Holding pattern. Today I made my way across town, to go to an ultrasound and then a midwife appointment with my daughter. St. Joseph’s is a friendly hospital ten minutes walk from her home, with a life-sized ceramic Jesus greeting you as you enter. Canada’s welcome mat was on display, as every nationality sat waiting for someone to look after them. In the ultrasound room, we were able to see the baby weaving around, his big head, quick little heart, belly and bladder, all good. “He’s not presenting his face,” said the nurse, “but we have a good view of his scrotum.”
“Typical,” said Anna.

Then we took the streetcar to the Midwives Collective, and what a lovely place it is – a little house full of women and children, with the occasional proud papa. There were few midwives around in the early eighties, when I was pregnant; my ex and I were avant garde in using a birthing room, in Vancouver for Anna and in Ottawa for Sam. In Vancouver – stop me if you’ve heard this one – we were only the second couple to use the brand new room, and the nurses didn’t know how to use the special birthing bed. As the baby descended, they were pushing buttons to adjust the head of the bed, the bottom, the ups and downs, finally leaving it where it was so the intern had to work on his knees. It’s a funny memory, though it wasn’t quite so funny at the time.

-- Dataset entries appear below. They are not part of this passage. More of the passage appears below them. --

enum {
  ACC_MINE = 1u << 0,
  ACC_OWNER_KEYED = 1u << 1,
  ACC_OWNER_INGRESS = 1u << 2,
  ACC_OWNER_3PART = 1u << 3,
  ACC_HAS_MANAGED = 1u << 4, ACC_HAS_OWNER = 1u << 5, ACC_HAS_THOST = 1u << 6,
// ... 15 lines not shown
  u32 lis;
  u32 eg;
  u32 pr_begin;
  u32 ep_begin;
  u16 n_ports, n_eps;
  i32 port0, port1;
  gar_str name;
  gar_str thost;
  gar_str owner_key;
  gar_str ep0;
};
enum {
  ACCD_ENABLED = 1u << 8,
  ACCD_MANAGED_TRUE = 1u << 9,
  ACCD_LIS_NONE = 1u << 10, ACCD_LIS_MANY = 1u << 11,
  ACCD_LIS_UDP = 1u << 12,
  ACCD_EG_NONE = 1u << 13, ACCD_EG_MANY = 1u << 14,
};
struct alignas(16) ValLink {
  u32 alias_row, pad;
  gar_str alias_dns;
};
struct alignas(32) LbiRes {
  u32 lb;
  u32 acc;
  gar_str acc_dns;
  gar_str lb_dns;
  gar_str lb_arn;
};
enum { LBI_OK = 0, LBI_DNS_MISMATCH = 1, LBI_NOT_ACTIVE = 2, LBI_NOT_FOUND = 3 };
#define LBI_ROW_MASK 0x3FFFFFFFu
GAR_HD u32 lbi_verdict(const LbiRes &r) { return r.lb >> 30; }
GAR_HD u32 lbi_lb(const LbiRes &r) { return r.lb == GAR_NONE ? GAR_NONE : r.lb & LBI_ROW_MASK; }
GAR_HD u32 lbi_acc_count(const LbiRes &r) { return r.acc >> 30; }
GAR_HD u32 lbi_acc(const LbiRes &r) { return lbi_acc_count(r) ? r.acc & LBI_ROW_MASK : GAR_NONE; }

enum IxId { IX_LB, IX_OWNER, IX_THOST, IX_ZONE, IX_VAL, IX_ALIAS, IX_OBJ, IX_OVN, IX_N };
struct IxHist {
  u32 *cnt;
  u32 mask;
};
#if defined(__CUDA_ARCH__)
#define GAR_HIST_ADD(p) atomicAdd((p), 1u)
#else
#define GAR_HIST_ADD(p) (++*(p))
#endif
GAR_HD void ix_count(const IxHist &h, u64 key_hash) {
  if (h.cnt) GAR_HIST_ADD(&h.cnt[(u32)key_hash & h.mask]);
}

struct Work {
  IxHist hist[IX_N];
  u64 *lb_hash;
  u8 *rec_flags;
  u32 pair_cap;
  u32 dport_cap;
  u32 *derived;
  u64 *okey_hash;
  gar_str *ann_r53;
  gar_str *ann_name;
  gar_str *ann_tags;
  gar_str *ann_listen;
  u32 *dport_begin;
  i32 *dports;
  u8 *tok_code;
  gar_str *tok_name, *tok_region;
  LbiRes *lbi_res;
  u32 *acc_flags;
  gar_str *acc_owner_key;
  gar_str *acc_owner;
  gar_str *acc_thost;
  gar_str *acc_managed;
  AccDigest *acc_digest;
  u64 *acc_owner_hash;
  u64 *acc_thost_hash;
  u32 *rec_zone;
  u64 *rec_name_hash;
  u32 *val_rec;
  u8 *val_cls;
  gar_str *val_key;
  u64 *val_key_hash;
  u8 *val_orphan;
  ValLink *val_link;
  u32 acc_guest_from;
  u32 sharded;
  u32 *val_obj;
  u32 *acc_obj;
  u32 *obj_canon;
  u32 *own_begin;
  const IdxEntry *own;
  u8 *r53_mode;
  u32 *r53_acc;
  gar_str *r53_acc_dns;
  u32 *pair_begin;
  u32 *pair_obj;
  gar_str *pair_hn;
  u8 *pair_code;
  u32 *pair_zone;
  u32 *pair_rec;
  HashIdx ix_lb;
  HashIdx ix_owner;
  HashIdx ix_thost;
  HashIdx ix_zone;
  const u64 *zone_len_mask;
  HashIdx ix_val;
  HashIdx ix_alias;
// ... 244 lines not shown
      d.ep_begin = A.eg_ep_begin[eb];
      u32 ne = A.eg_ep_begin[eb + 1] - d.ep_begin;
      d.n_eps = (u16)(ne > 0xFFFF ? 0xFFFF : ne);
      if (ne > 0) d.ep0 = A.ep_id[d.ep_begin];
    }
  }
  d.name = A.acc_name[a];
  d.thost = thost;
  d.owner_key = key;
  W.acc_digest[a] = d;
  const u64 owner_hash = (fl & ACC_OWNER_KEYED) ? key_hash_kinded((fl & ACC_OWNER_INGRESS) ? 1u : 0u, mkstr(A.slab, key)) : 0;
  const u64 thost_hash = (fl & ACC_MINE) ? gar_hash(mkstr(A.slab, thost)) : 0;
  W.acc_owner_hash[a] = owner_hash;
  W.acc_thost_hash[a] = thost_hash;
  if (acc_in_owner_index(W, a, fl)) ix_count(W.hist[IX_OWNER], owner_hash);
  if (acc_in_thost_index(W, a, fl)) ix_count(W.hist[IX_THOST], thost_hash);
  W.acc_flags[a] = fl;
  W.acc_owner_key[a] = key;
  W.acc_owner[a] = owner;
  W.acc_thost[a] = thost;
  W.acc_managed[a] = managed;
}


#define R53_HERITAGE "\"heritage=aws-global-accelerator-controller,cluster="

GAR_HD void classify_value_at(const DevTables &T, const Work &W, u32 v, Str s) {
  const gar_actual &A = T.a;
  gar_str ref = A.val_value[v];
  u8 cls = VAL_NOT_OWNER;
  gar_str key = 0;
  const u32 hl = (u32)(sizeof(R53_HERITAGE) - 1);
  u32 fixed = hl + T.cluster_len + 1 + 8 + 1;
  if (s.n >= fixed && HAS_PREFIX_LIT(s, R53_HERITAGE) && streq(substr(s, hl, T.cluster_len), Str{T.cluster, T.cluster_len}) &&
      s.p[hl + T.cluster_len] == ',' && s.p[s.n - 1] == '"') {
    u32 ro = hl + T.cluster_len + 1;
    Str rest = substr(s, ro, s.n - 1 - ro);
    if (HAS_PREFIX_LIT(rest, "service/")) cls = VAL_OWNER_SERVICE;
    else if (HAS_PREFIX_LIT(rest, "ingress/")) cls = VAL_OWNER_INGRESS;
    if (cls) {
      key = GAR_STR(GAR_STR_OFF(ref) + ro + 8, rest.n - 8);
      if (count_slashes(substr(rest, 8, rest.n - 8)) == 1) cls |= VAL_OWNER_3PART;
    }
  }
  W.val_cls[v] = cls;
  W.val_key[v] = key;
  const u64 vkh = cls ? key_hash_kinded((cls & VAL_OWNER_INGRESS) ? 1u : 0u, substr(s, (u32)(GAR_STR_OFF(key) - GAR_STR_OFF(ref)), (u32)GAR_STR_LEN(key))) : 0;
  W.val_key_hash[v] = vkh;
  if (cls) ix_count(W.hist[IX_VAL], vkh);
}
GAR_HD void classify_value(const DevTables &T, const Work &W, u32 v) { classify_value_at(T, W, v, mkstr(T.a.slab, T.a.val_value[v])); }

At the time. Thirty-one years one week ago. I can barely remember – which, of course, is why there are so many human beings. If we could remember the birthing process more clearly, it might be a different story. I do remember feeling like an animal; I was a cow, a pig, a cat, struggling, like my fellow mammals, to give birth. What a wonderful verb – to give birth. Donner naissance. To give life.

Today, I was especially grateful to have had a daughter. Sons are a source of incredible joy. But when my boy’s partner is ready to give birth, I doubt I’ll be as included as I am with this girl of mine. We now share this ultimate female experience. She could not be more different from me in her lifestyle and choices, and yet, we are bound by DNA, biology, experience. A bond like no other.

On the top half of the sandwich – my mother is doing much better. Yesterday evening, we had a long talk, and I could hear renewed energy in her voice. She was regaining her sense of humour. “Mum,” I said, “you’re back!”

Health health health – health, and love to and from family and friends and an occasional crabby pussycat. That’s all that matters.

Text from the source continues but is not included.